Sì per imparare a vivere diversamente, per riscoprire e rinsaldare le nostre radici, i nostri valori e le nostre risorse.

Credevo di aver smesso di scriverne, ma “lui” continua a voler essere visto. A livello collettivo, sociale, istituzionale e individuale, ci sta obbligando ancora a fare i conti con lui.

La realtà che stiamo vivendo possiamo farla diventare una nostra risorsa.

Da coach che lavora costantemente con il potere personale femminile mi sento interpellata, sia per aiutare a trovare le proprie risorse, sia nel personale. Perché questa realtà sta ovviamente coinvolgendo anche me, nel mio quotidiano.

Non voglio entrare nel merito della pericolosità o meno del virus e nella gestione da parte delle autorità competenti, non sta a me e non voglio neppure buttarmi nelle polemiche.

Da coach gestaltico ho imparato semplicemente a vedere quello che c’è, nulla più. A starci davanti.
Questo è un atteggiamento potentissimo e liberante.

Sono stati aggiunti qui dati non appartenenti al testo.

__global__ void __launch_bounds__(JP_NW * 64, 1) flash_bwd_ds_dma_kernel(pz_flash_args a, const bf16_t* P,
                                                                      const bf16_t* TC, bf16_t* dS, int64_t ldp) {
  extern __shared__ __attribute__((aligned(16))) char fa_smem[];
  constexpr int RPW = JP_NW * 16;
  const int lane = threadIdx.x & 63, wave = threadIdx.x >> 6, g = lane >> 4, l15 = lane & 15;
  int64_t zh;
  int qblk;
  fa_unit_block((int)((a.nq + RPW - 1) / RPW), (int)(a.Z * a.H), zh, qblk);
  const int64_t b = zh / a.H, h = zh % a.H;
  const int64_t r = (int64_t)qblk * RPW + wave * 16 + l15;
  const bool live = r < a.nq;
  const bool want_dq = a.dq != nullptr;
  const bf16_t* V = (const bf16_t*)a.v + b * a.v_bstride + h * a.v_hstride;
  const bf16_t* K = want_dq ? (const bf16_t*)a.k + b * a.k_bstride + h * a.k_hstride : V;
  const int64_t ldk = want_dq ? a.ldk : a.ldv;
  const int nk = (int)a.nk;
  const JdDma dmv(wave, lane, false), dmk(wave, lane, true);
  auto issue = [&](int s) {
    char* slot = fa_smem + (s % 4) * JD_SLOT;
    if (s < 5) dmv.issue(V, a.ldv, s, nk, slot, wave);
    else dmk.issue(K, ldk, s - 5, nk, slot, wave);
  };
  bf16x8 df[8];
  bool has_do;
  {
    const FaRow fr{&a};
    const int gi = live ? fr.grp(r) : 0;
    has_do = live && a.g_do[gi];
    const bf16_t* dOr = has_do ? (const bf16_t*)a.g_do[gi] + fr.off(b, h, r, gi) + 8 * g : V;
#define JD_DLD(ks) asm volatile("global_load_dwordx4 %0, %1, off offset:%2" : "=v"(df[ks]) : "v"(dOr), "i"((ks) * 64) : "memory")
    JD_DLD(0); JD_DLD(1); JD_DLD(2); JD_DLD(3); JD_DLD(4); JD_DLD(5); JD_DLD(6); JD_DLD(7);
#undef JD_DLD
  }
  issue(0);
  issue(1);
  issue(2);
  const bf16_t* prow = P + (b * a.nq + (live ? r : 0)) * ldp;
  const bf16_t* trow = TC ? TC + (b * a.nq + (live ? r : 0)) * ldp : prow;
  const bool clean = __ballot(!live) == 0ull;
  f32x4 dp[JP_MAXKB][4];
  u32x2 pw[JP_MAXKB][4], tw[JP_MAXKB][4];
#pragma unroll
  for (int kb = 0; kb < JP_MAXKB; ++kb) {
    FS_WAIT_VM(8);
    FS_BARRIER();
    if (kb == 0) {
      asm volatile("" : "+v"(df[0]), "+v"(df[1]), "+v"(df[2]), "+v"(df[3]), "+v"(df[4]), "+v"(df[5]), "+v"(df[6]),
                   "+v"(df[7]));
      if (!has_do) {
#pragma unroll
        for (int ks = 0; ks < 8; ++ks) df[ks] = bf16x8{};
      }
    }
    issue(kb + 3);
    const char* slot = fa_smem + (kb % 4) * JD_SLOT + l15 * 512;
#pragma unroll
    for (int i = 0; i < 4; ++i) dp[kb][i] = f32x4{0.f, 0.f, 0.f, 0.f};
#pragma unroll
    for (int ks = 0; ks < 8; ++ks) {
      const char* vp = slot + 16 * ((4 * ks + g) ^ l15);
#pragma unroll
      for (int i = 0; i < 4; ++i) dp[kb][i] = mfma(*reinterpret_cast<const bf16x8*>(vp + i * 8192), df[ks], dp[kb][i]);
    }
  }
  int gl = g;
  asm volatile("" : "+v"(gl));
#pragma unroll
  for (int k2 = 0; k2 < JP_MAXKB; ++k2)
#pragma unroll
    for (int i = 0; i < 4; ++i) {
      const int j0 = k2 * FA_KB + i * 16 + 4 * gl;
      const int jc = j0 < ldp ? j0 : 0;
      asm volatile("global_load_dwordx2 %0, %1, off" : "=v"(pw[k2][i]) : "v"(prow + jc) : "memory");
    }
#pragma unroll
  for (int k2 = 0; k2 < JP_MAXKB; ++k2)
#pragma unroll
    for (int i = 0; i < 4; ++i) {
      const int j0 = k2 * FA_KB + i * 16 + 4 * gl;
      const int jc = j0 < ldp ? j0 : 0;
      asm volatile("global_load_dwordx2 %0, %1, off" : "=v"(tw[k2][i]) : "v"(trow + jc) : "memory");
    }
  FS_WAIT_VM(20);
  bf16_t* orow = dS + (b * a.nq + (live ? r : 0)) * ldp;
  const bool cap = a.cap > 0.f;
  float dot = 0.f;
#pragma unroll
  for (int kb = 0; kb < JP_MAXKB; ++kb)
#pragma unroll
    for (int i = 0; i < 4; ++i) {
      asm volatile("" : "+v"(pw[kb][i]));
      const int j0 = kb * FA_KB + i * 16 + 4 * g;
      if (!(live && j0 < nk)) pw[kb][i] = u32x2{0u, 0u};
      const float p0 = __uint_as_float(pw[kb][i][0] << 16), p1 = __uint_as_float(pw[kb][i][0] & 0xffff0000u);
      const float p2 = __uint_as_float(pw[kb][i][1] << 16), p3 = __uint_as_float(pw[kb][i][1] & 0xffff0000u);
      dot += p0 * dp[kb][i][0] + p1 * dp[kb][i][1] + p2 * dp[kb][i][2] + p3 * dp[kb][i][3];
    }
  dot += __shfl_xor(dot, 16, 64);
  dot += __shfl_xor(dot, 32, 64);
  FS_WAIT_VM(0);
#pragma unroll
  for (int kb = 0; kb < JP_MAXKB; ++kb)
#pragma unroll
    for (int i = 0; i < 4; ++i) asm volatile("" : "+v"(tw[kb][i]));
  bf16x8 dsf[JP_MAXKB][2];
#pragma unroll
  for (int kb = 0; kb < JP_MAXKB; ++kb) {
    unsigned pk[4][2];
#pragma unroll
    for (int i = 0; i < 4; ++i) {
      const int j0 = kb * FA_KB + i * 16 + 4 * g;
      const u32x2 tv2 = (cap && live && j0 < nk) ? tw[kb][i] : u32x2{0u, 0u};
      const float pv[4] = {__uint_as_float(pw[kb][i][0] << 16), __uint_as_float(pw[kb][i][0] & 0xffff0000u),
                           __uint_as_float(pw[kb][i][1] << 16), __uint_as_float(pw[kb][i][1] & 0xffff0000u)};
      const float tv[4] = {__uint_as_float(tv2[0] << 16), __uint_as_float(tv2[0] & 0xffff0000u),
                           __uint_as_float(tv2[1] << 16), __uint_as_float(tv2[1] & 0xffff0000u)};
      float x[4];
#pragma unroll
      for (int e = 0; e < 4; ++e) {
        x[e] = pv[e] * (dp[kb][i][e] - dot) * a.scale;
        if (cap) x[e] *= fmaf(-tv[e], tv[e], 1.f);
      }
      pk[i][0] = pack2bf(x[0], x[1]);
      pk[i][1] = pack2bf(x[2], x[3]);
      if (clean ? j0 < ldp : (live && j0 < ldp)) *reinterpret_cast<u32x2*>(orow + j0) = u32x2{pk[i][0], pk[i][1]};
    }
    dsf[kb][0] = __builtin_bit_cast(bf16x8, u32x4{pk[0][0], pk[0][1], pk[1][0], pk[1][1]});
    dsf[kb][1] = __builtin_bit_cast(bf16x8, u32x4{pk[2][0], pk[2][1], pk[3][0], pk[3][1]});
  }
  f32x4 dq[16];
#pragma unroll
  for (int db = 0; db < 16; ++db) dq[db] = f32x4{0.f, 0.f, 0.f, 0.f};
  const int q4 = l15 >> 2, p4 = lane & 3, w = 4 * (g & 1) + q4;
  unsigned ka[8];
#pragma unroll
  for (int d7 = 0; d7 < 8; ++d7) ka[d7] = fs_lds_addr(fa_smem + (4 * g + q4) * 512 + 32 * (d7 ^ w) + 8 * p4);
#pragma unroll
  for (int kb = 0; kb < JP_MAXKB; ++kb) {
    const int s = 5 + kb;
    if (s == 8) FS_WAIT_VM(4);
    if (s == 9) FS_WAIT_VM(0);
    FS_BARRIER();
    if (s + 3 <= 9) issue(s + 3);
    if (want_dq) {
      const unsigned sb = (unsigned)((s % 4) * JD_SLOT);
      unsigned ks_[8];
#pragma unroll
      for (int d7 = 0; d7 < 8; ++d7) ks_[d7] = ka[d7] + sb;
      jd_pv_group<0, 0>(dq, ks_, dsf[kb][0]);
      jd_pv_group<0, 1>(dq, ks_, dsf[kb][0]);
      jd_pv_group<0, 2>(dq, ks_, dsf[kb][0]);
      jd_pv_group<0, 3>(dq, ks_, dsf[kb][0]);
      jd_pv_group<1, 0>(dq, ks_, dsf[kb][1]);
      jd_pv_group<1, 1>(dq, ks_, dsf[kb][1]);
      jd_pv_group<1, 2>(dq, ks_, dsf[kb][1]);
      jd_pv_group<1, 3>(dq, ks_, dsf[kb][1]);
    }
  }
  if (!live || !want_dq) return;
  bf16_t* dQ = (bf16_t*)a.dq + b * a.q_bstride + h * a.q_hstride + r * a.ldq;
#pragma unroll
  for (int db = 0; db < 16; ++db) {
    const int d = db * 16 + 4 * g;
    *reinterpret_cast<u32x2*>(dQ + d) = u32x2{pack2bf(dq[db][0], dq[db][1]), pack2bf(dq[db][2], dq[db][3])};
  }
}

constexpr int F8_KB = 128, F8_KT = F8_KB * 256, F8_VT = 256 * F8_KB;
constexpr int F8_SMEM = 2 * (F8_KT + F8_VT) + 2 * F8_KB * 4;

__device__ __forceinline__ int f8_kswz(int r) { return (r & 3) | ((r >> 5) << 2); }
__device__ __forceinline__ int f8_vswz(int d) { return (d & 6) | ((d >> 3) & 1); }
__device__ __forceinline__ i32x8 f8_cat(const u32x4& lo, const u32x4& hi) {
  return i32x8{(int)lo[0], (int)lo[1], (int)lo[2], (int)lo[3], (int)hi[0], (int)hi[1], (int)hi[2], (int)hi[3]};
}
__device__ __forceinline__ unsigned f8_enc4(float a, float b, float c, float d) {
  int v = __builtin_amdgcn_cvt_pk_fp8_f32(a, b, 0, false);
  v = __builtin_amdgcn_cvt_pk_fp8_f32(c, d, v, true);
  return (unsigned)v;
}

__global__ void __launch_bounds__(512) flash_fwd_f8_kernel(pz_flash_args a, const uint8_t* __restrict__ qc,
                                                          const float* __restrict__ qs, const uint8_t* __restrict__ kc,
                                                          const float* __restrict__ ks, int64_t krows,
                                                          const uint8_t* __restrict__ vtc,
                                                          const float* __restrict__ vs, int64_t ldvt) {
  extern __shared__ __attribute__((aligned(16))) char fa_smem[];
  auto Kt = [&](int bi) { return fa_smem + bi * F8_KT; };
  auto Vt = [&](int bi) { return fa_smem + 2 * F8_KT + bi * F8_VT; };
  auto Sk = [&](int bi) { return reinterpret_cast<float*>(fa_smem + 2 * (F8_KT + F8_VT)) + bi * F8_KB; };
  const int t = threadIdx.x, lane = t & 63, wave = t >> 6, g = lane >> 4, l15 = lane & 15;
  const int64_t b = blockIdx.y;
  const int64_t q0 = (int64_t)blockIdx.x * 128 + wave * 16;
  const int64_t r = q0 + l15;
  const FaMask mk(a, b);
  const int nkb = (int)((a.nk + F8_KB - 1) / F8_KB);
  const int per = (nkb + (int)gridDim.z - 1) / (int)gridDim.z;
  const int kb_begin = (int)blockIdx.z * per, kb_end = min(nkb, kb_begin + per);
  u32x4 sk_[4], sv_[4];
  float sks = 0.f;
  auto load = [&](int kb) {
#pragma unroll
    for (int j = 0; j < 4; ++j) {
      const int c = t + 512 * j;
      const int64_t kr = min((int64_t)kb * F8_KB + (c >> 4), krows - 1);
      sk_[j] = *reinterpret_cast<const u32x4*>(kc + (b * krows + kr) * 256 + (c & 15) * 16);
      sv_[j] = *reinterpret_cast<const u32x4*>(vtc + (b * 256 + (c >> 3)) * ldvt + (int64_t)kb * F8_KB + (c & 7) * 16);
    }
    if (t < F8_KB) sks = ks[b * krows + min((int64_t)kb * F8_KB + t, krows - 1)];
  };
  auto store = [&](int bi) {
#pragma unroll
    for (int j = 0; j < 4; ++j) {
      const int c = t + 512 * j;
      const int kr = c >> 4, d = c >> 3;
      *reinterpret_cast<u32x4*>(Kt(bi) + kr * 256 + (((c & 15) ^ f8_kswz(kr)) << 4)) = sk_[j];
      *reinterpret_cast<u32x4*>(Vt(bi) + d * 128 + (((c & 7) ^ f8_vswz(d)) << 4)) = sv_[j];
    }
    if (t < F8_KB) Sk(bi)[t] = sks;
  };
  i32x8 qf[2];
  float sq = 0.f;
  {
    const bool ok = r < a.nq;
    const uint8_t* qr = qc + (b * a.nq + (ok ? r : 0)) * 256 + 32 * g;
#pragma unroll
    for (int k2 = 0; k2 < 2; ++k2) {
      const u32x4 lo = ok ? *reinterpret_cast<const u32x4*>(qr + 128 * k2) : u32x4{0u, 0u, 0u, 0u};
      const u32x4 hi = ok ? *reinterpret_cast<const u32x4*>(qr + 128 * k2 + 16) : u32x4{0u, 0u, 0u, 0u};
      qf[k2] = f8_cat(lo, hi);
    }
    if (ok) sq = qs[b * a.nq + r];
  }
  const int tq = mk.token((int)r);
  f32x4 o[16];
#pragma unroll
  for (int db = 0; db < 16; ++db) o[db] = f32x4{0.f, 0.f, 0.f, 0.f};
  float m = -INFINITY, l = 0.f;
  if (kb_begin < kb_end) {
    load(kb_begin);
    store(0);
  }
  __syncthreads();
  const int krow0 = 32 * (l15 >> 2) + (l15 & 3);
  for (int kb = kb_begin; kb < kb_end; ++kb) {
    const int bi = (kb - kb_begin) & 1;
    const bool more = kb + 1 < kb_end;
    if (more) load(kb + 1);
    const char* K = Kt(bi);
    f32x4 sc[8];
#pragma unroll
    for (int i = 0; i < 8; ++i) {
      sc[i] = f32x4{0.f, 0.f, 0.f, 0.f};
      const int kr = krow0 + 4 * i, sw = f8_kswz(kr);
#pragma unroll
      for (int k2 = 0; k2 < 2; ++k2) {
        const int c0 = 8 * k2 + 2 * g;
        const u32x4 lo = *reinterpret_cast<const u32x4*>(K + kr * 256 + ((c0 ^ sw) << 4));
        const u32x4 hi = *reinterpret_cast<const u32x4*>(K + kr * 256 + (((c0 + 1) ^ sw) << 4));
        sc[i] = __builtin_amdgcn_mfma_scale_f32_16x16x128_f8f6f4(f8_cat(lo, hi), qf[k2], sc[i], 0, 0, 0, 0, 0, 0);
      }
    }
    float mx = -INFINITY;
#pragma unroll
    for (int i = 0; i < 8; ++i) {
      const f32x4 skv = *reinterpret_cast<const f32x4*>(Sk(bi) + 32 * g + 4 * i);
#pragma unroll
      for (int e = 0; e < 4; ++e) {
        const int j = kb * F8_KB + 32 * g + 4 * i + e;
        const float x = fa_logit(mk, sc[i][e] * sq * skv[e], tq, j);
        sc[i][e] = x;
        mx = fmaxf(mx, x);
      }
    }
    mx = fmaxf(mx, __shfl_xor(mx, 16, 64));
    mx = fmaxf(mx, __shfl_xor(mx, 32, 64));
    const float mn = fmaxf(m, mx);
    const float alpha = mn == -INFINITY ? 1.f : __expf(m - mn);
    float sum = 0.f;
    unsigned pw[8];
#pragma unroll
    for (int i = 0; i < 8; ++i) {
      float pv[4];
#pragma unroll
      for (int e = 0; e < 4; ++e) {
        pv[e] = mn == -INFINITY ? 0.f : __expf(sc[i][e] - mn);
        sum += pv[e];
      }
      pw[i] = f8_enc4(pv[0] * 256.f, pv[1] * 256.f, pv[2] * 256.f, pv[3] * 256.f);
    }
    sum += __shfl_xor(sum, 16, 64);
    sum += __shfl_xor(sum, 32, 64);
    l = l * alpha + sum;
    m = mn;
#pragma unroll
    for (int db = 0; db < 16; ++db) o[db] *= alpha;
    const i32x8 pf = i32x8{(int)pw[0], (int)pw[1], (int)pw[2], (int)pw[3], (int)pw[4], (int)pw[5], (int)pw[6], (int)pw[7]};
    const char* V = Vt(bi);
#pragma unroll
    for (int db = 0; db < 16; ++db) {
      const int d = 16 * db + l15, sw = f8_vswz(d);
      const u32x4 lo = *reinterpret_cast<const u32x4*>(V + d * 128 + (((2 * g) ^ sw) << 4));
      const u32x4 hi = *reinterpret_cast<const u32x4*>(V + d * 128 + (((2 * g + 1) ^ sw) << 4));
      o[db] = __builtin_amdgcn_mfma_scale_f32_16x16x128_f8f6f4(f8_cat(lo, hi), pf, o[db], 0, 0, 0, 0, 0, 0);
    }
    __syncthreads();
    if (more) store(bi ^ 1);
    __syncthreads();
  }
  if (r >= a.nq) return;
  const float* svb = vs + b * 256;
  if (gridDim.z > 1) {
// ... 12 lines not shown
    }
    return;
  }
  const float inv = l > 0.f ? 1.f / (256.f * l) : 0.f;
  const FaRow fr{&a};
  const int gi = fr.grp(r);
  bf16_t* O = (bf16_t*)a.g_o[gi] + fr.off(b, 0, r, gi);
#pragma unroll
  for (int db = 0; db < 16; ++db) {
    const int d = 16 * db + 4 * g;
    const f32x4 sv4 = *reinterpret_cast<const f32x4*>(svb + d);
    const f32x4 v = o[db] * sv4 * inv;
    *reinterpret_cast<u32x2*>(O + d) = u32x2{pack2bf(v[0], v[1]), pack2bf(v[2], v[3])};
  }
  if (g == 0 && a.lse) a.lse[b * a.nq + r] = m + __logf(l);
}

}

#define FA_DISPATCH(HDV_, KERNEL, GRID, ...)                                                        \
  switch (HDV_) {                                                                                   \
    case 256: hipLaunchKernelGGL(KERNEL<256>, GRID, __VA_ARGS__); break;                            \
    case 72: hipLaunchKernelGGL(KERNEL<72>, GRID, __VA_ARGS__); break;                              \
    case 32: hipLaunchKernelGGL(KERNEL<32>, GRID, __VA_ARGS__); break;                              \
    default: hipLaunchKernelGGL(KERNEL<16>, GRID, __VA_ARGS__); break;                              \
  }
#define FA_T2(K, X) FaT2<X>::template K##_t
template <auto X>
struct FaT2 {
  template <int HD> static constexpr auto flash_bwd_q2_kernel_t = flash_bwd_q2_kernel<HD, (bool)X>;
  template <int HD> static constexpr auto flash_bwd_kv_kernel_t = flash_bwd_kv_kernel<HD, (int)X>;
};
static int fa_fast_bwd(const pz_flash_args* a) { return a->cap > 0.f ? 2 : 1; }
static bool fa_hd_ok(int64_t hd) { return hd == 256 || hd == 72 || hd == 32 || hd == 16; }

static bool fa_resident(const pz_flash_args* a) {
  const char* e = getenv("PZ_FLASH_RESIDENT");
  if (e && e[0] == '0') return false;
  return a->head_dim == 72 && a->nq <= FR_MAX && a->nk <= FR_MAX;
}

static bool fa_unit(const pz_flash_args* a) {
  const char* e = getenv("PZ_FLASH_UNIT");
  if (e && e[0] == '0') return false;
  if (e && e[0] == '1') return true;
  return a->Z * a->H >= 128;
}

static bool fa_plain(const pz_flash_args* a) { return a->mask_mode == 0 && a->cap == 0.f; }

static int fa_device_cus() {
  static int cache[64] = {0};
  int dev = 0;
  if (hipGetDevice(&dev) != hipSuccess || dev < 0 || dev >= 64) return 256;
  if (!cache[dev]) {
    int n = 0;
    if (hipDeviceGetAttribute(&n, hipDeviceAttributeMultiprocessorCount, dev) != hipSuccess || n <= 0) n = 256;
    cache[dev] = n;
  }
  return cache[dev];
}

static int fa_sig_grid(const pz_flash_args* a) { return (int)std::min<int64_t>(a->Z * a->H, fa_device_cus()); }

static bool fa_sig(const pz_flash_args* a) {
  const char* e = getenv("PZ_FLASH_SIG");
  if (e && e[0] == '0') return false;
  return fa_plain(a) && a->head_dim == 72 && a->nq == FS_N && a->nk == FS_N && a->n_groups == 1 &&
         a->o_hstride % 8 == 0 && a->g_ld[0] % 8 == 0 && a->g_bstride[0] % 8 == 0 &&
         a->ldq * FS_N < (1 << 30) && a->ldk * FS_N < (1 << 30) && a->ldv * FS_N < (1 << 30) &&
         a->g_ld[0] * FS_N < (1 << 30);
}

E voglio condividerlo con te oggi, per offrirti alcuni punti di vista diversi.

Il coronavirus, volenti o nolenti, è entrato ormai di forza a far parte delle nostre vite quotidiane. Da un bel po’ di giorni ormai. E ci sta costringendo a rivedere le giornate, la loro organizzazione, ad attivare risorse e a confrontarci con sentimenti anche non piacevoli.
Ecco alcuni spunti a flash, che ti invito a leggere per fare il check su come stai:

Paura: sembra che l’emozione dominante sia proprio questa.
Ci costringe a fare i conti con questo sentimento così ancestrale.
Paura della malattia, di perdere il controllo, di non poter fare nulla… paura dell’ignoto.

– Cambiamento: la necessità del cambiamento per adattarsi ad una situazione imprevista e generale

– Controllo: dobbiamo per forza lasciar andare una parte di controllo, per la chiusura delle scuole, ad esempio. A dover rimettere insieme una quotidianità in altro modo. Accettare regole dettate da altri. E vedere più in grande. Al di là del proprio confine individuale.

Fiducia: di chi fidarsi? Delle notizie allarmanti, delle istituzioni? dell’informazione? Quale scegliere?

Resilienza: per reggere una limitazione inevitabile di movimento e di libertà. Per non farsi abbattere e deprimere.

Attesa: perché non si sa quando questa situazione potrà finire.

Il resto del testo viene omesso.